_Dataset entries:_
static const ConvCfg g_cfgs2[] = {
#define X(id, bm, bn, wm, wn)                                                                        \
    {bm, bn, (wm) * (wn) * 64, (size_t)v2_lds_bytes(bm, bn), v2_blocks_per_cu(bm, bn, (wm) * (wn)), \
     "v2:" #bm "x" #bn "/" #wm "x" #wn},
    MDHIP_CONV2_CFGS(X)
#undef X
#define X(id, bm, bn, wm, wn)                                                                        \
    {bm, bn, (wm) * (wn) * 64, (size_t)v2_ring_lds_bytes(bm, bn), 163840 / v2_ring_lds_bytes(bm, bn) >= 2 ? 2 : 1, "v2:" #bm "x" #bn "/" #wm "x" #wn "/a3"},
    MDHIP_CONV2_RING(X)
#undef X
#define X(id, bm, bn, wm, wn, prof)                                                                  \
    {bm, bn, (wm) * (wn) * 64, (size_t)v2_lds_bytes(bm, bn), v2_blocks_per_cu(bm, bn, (wm) * (wn)), \
     "v2prof" #prof ":" #bm "x" #bn "/" #wm "x" #wn},
    MDHIP_CONV2_PROF(X)
#undef X
#define X(id, bm, bn, wm, wn, prof)                                                                  \
    {bm, bn, (wm) * (wn) * 64, (size_t)v2_ring_lds_bytes(bm, bn), 1, "v2prof" #prof ":" #bm "x" #bn "/" #wm "x" #wn "/a3"},
    MDHIP_CONV2_PROFRING(X)
#undef X
};
constexpr int kNumPlain2 = 0 MDHIP_CONV2_CFGS(MDHIP_COUNT_ROW);
constexpr int kNumCfgs2 = kNumPlain2 MDHIP_CONV2_RING(MDHIP_COUNT_ROW);
constexpr int kNumProf = 0 MDHIP_CONV2_PROF(MDHIP_COUNT_ROW) MDHIP_CONV2_PROFRING(MDHIP_COUNT_ROW);

namespace {
enum { V2_PLAIN = 0, V2_PW1, V2_PW2, V2_UP, V2_DEV, V2_DEV_PW, V2_STREAM };
constexpr int kStreamMinM = 307200;
ConvInstTable conv2_insts() {
    static const ConvInst t[] = {
#define X(id, bm, bn, wm, wn)                                                                                         \
    MDHIP_INST(id, V2_PLAIN, (wm) * (wn) * 64, v2_lds_bytes(bm, bn), conv_v2_kernel<bm, bn, wm, wn>)                  \
    MDHIP_INST(id, V2_PW1, (wm) * (wn) * 64, v2_lds_bytes(bm, bn), conv_v2_kernel<bm, bn, wm, wn, 0, false, 1>)       \
    MDHIP_INST(id, V2_PW2, (wm) * (wn) * 64, v2_lds_bytes(bm, bn), conv_v2_kernel<bm, bn, wm, wn, 0, false, 2>)
        MDHIP_CONV2_CFGS(X)
#undef X
#define X(id, bm, bn, wm, wn)                                                                                         \
    MDHIP_INST(id, V2_PW1, (wm) * (wn) * 64, v2_ring_lds_bytes(bm, bn), conv_v2_kernel<bm, bn, wm, wn, 0, false, 1, 3>) \
    MDHIP_INST(id, V2_PW2, (wm) * (wn) * 64, v2_ring_lds_bytes(bm, bn), conv_v2_kernel<bm, bn, wm, wn, 0, false, 2, 3>)
        MDHIP_CONV2_RING(X)
#undef X
#define X(id, bm, bn, wm, wn, prof) MDHIP_INST(id, V2_DEV, (wm) * (wn) * 64, v2_lds_bytes(bm, bn), conv_v2_kernel<bm, bn, wm, wn, prof>)
        MDHIP_CONV2_PROF(X)
#undef X
#define X(id, bm, bn, wm, wn, prof) MDHIP_INST(id, V2_DEV_PW, (wm) * (wn) * 64, v2_ring_lds_bytes(bm, bn), conv_v2_kernel<bm, bn, wm, wn, prof, false, 1, 3>)
        MDHIP_CONV2_PROFRING(X)
#undef X
#define X(id, bm, bn, wm, wn) MDHIP_INST(id, CONV_KEY_DEC, (wm) * (wn) * 64, v2_lds_bytes(bm, bn), conv_v2_kernel<bm, bn, wm, wn, 0, false, 1, 2, 1>)
        MDHIP_CONV2_DEC(X)
#undef X
        MDHIP_INST(0, V2_UP, 256, v2_lds_bytes(160, 160), conv_v2_kernel<160, 160, 2, 2, 0, true>)
        MDHIP_INST(0, V2_STREAM, 256, 0, conv_v2_stream_kernel)
    };
    return {t, (int)(sizeof(t) / sizeof(t[0]))};
}
bool conv2_streams(const ConvArgs& a, bool pw) {
    if (a.pw_stream <= 0 || (a.pw_stream == 1 && a.M < kStreamMinM) || !pw || a.k_pad != 192 || a.C8 != 20 || a.n_rows != 160 || a.N != 160 ||
        a.act != 1 || a.out_f32 || a.res || a.in_up || a.in_f8 || a.out_f8 || a.dec_pred || a.M <= 0 || (a.ld_in % 8) != 0 ||
        (a.ld_out % 8) != 0 || a.ld_in < 160 || a.ld_out < 160 || ((uintptr_t)a.in % 16) != 0 || ((uintptr_t)a.out % 16) != 0)
        return false;
    const long long in0 = (long long)(uintptr_t)a.in, out0 = (long long)(uintptr_t)a.out;
    const long long in1 = in0 + ((long long)(a.M - 1) * a.ld_in + 160) * 2, out1 = out0 + ((long long)(a.M - 1) * a.ld_out + 160) * 2;
    if (in1 <= out0 || out1 <= in0) return true;
    if (a.ld_in != a.ld_out) return false;
    const long long pitch = (long long)a.ld_in * 2, r = (((out0 - in0) % pitch) + pitch) % pitch;
    return r >= 320 && r + 320 <= pitch;
}
const ConvInst* conv2_pick(int cfg, const ConvArgs& a) {
    const ConvInstTable t = conv2_insts();
    if (a.in_up) return a.dec_pred ? nullptr : conv_find_inst(t, cfg, V2_UP);
    const bool pw = a.ntaps == 1 && a.stride == 1 && a.pad == 0 && a.H == a.Ho && a.W == a.Wo, whole = (a.C8 & 7) == 0;
    if (a.dec_pred) return pw && whole && a.out_f32 ? conv_find_inst(t, cfg, CONV_KEY_DEC) : nullptr;
    if (cfg >= kNumCfgs2) {
        const ConvInst* dev = conv_find_inst(t, cfg, V2_DEV);
        return dev || !(pw && whole) ? dev : conv_find_inst(t, cfg, V2_DEV_PW);
    }
    if (cfg >= 0 && conv2_streams(a, pw)) return conv_find_inst(t, 0, V2_STREAM);
    return conv_find_inst(t, cfg, !pw ? V2_PLAIN : whole ? V2_PW1 : V2_PW2);
}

_WHAT YOU HAVE TO DO:_ Go through the data line by line and work out how many lines contain "ConvArgs". Give only that number.

_TASK RESULT:_ 2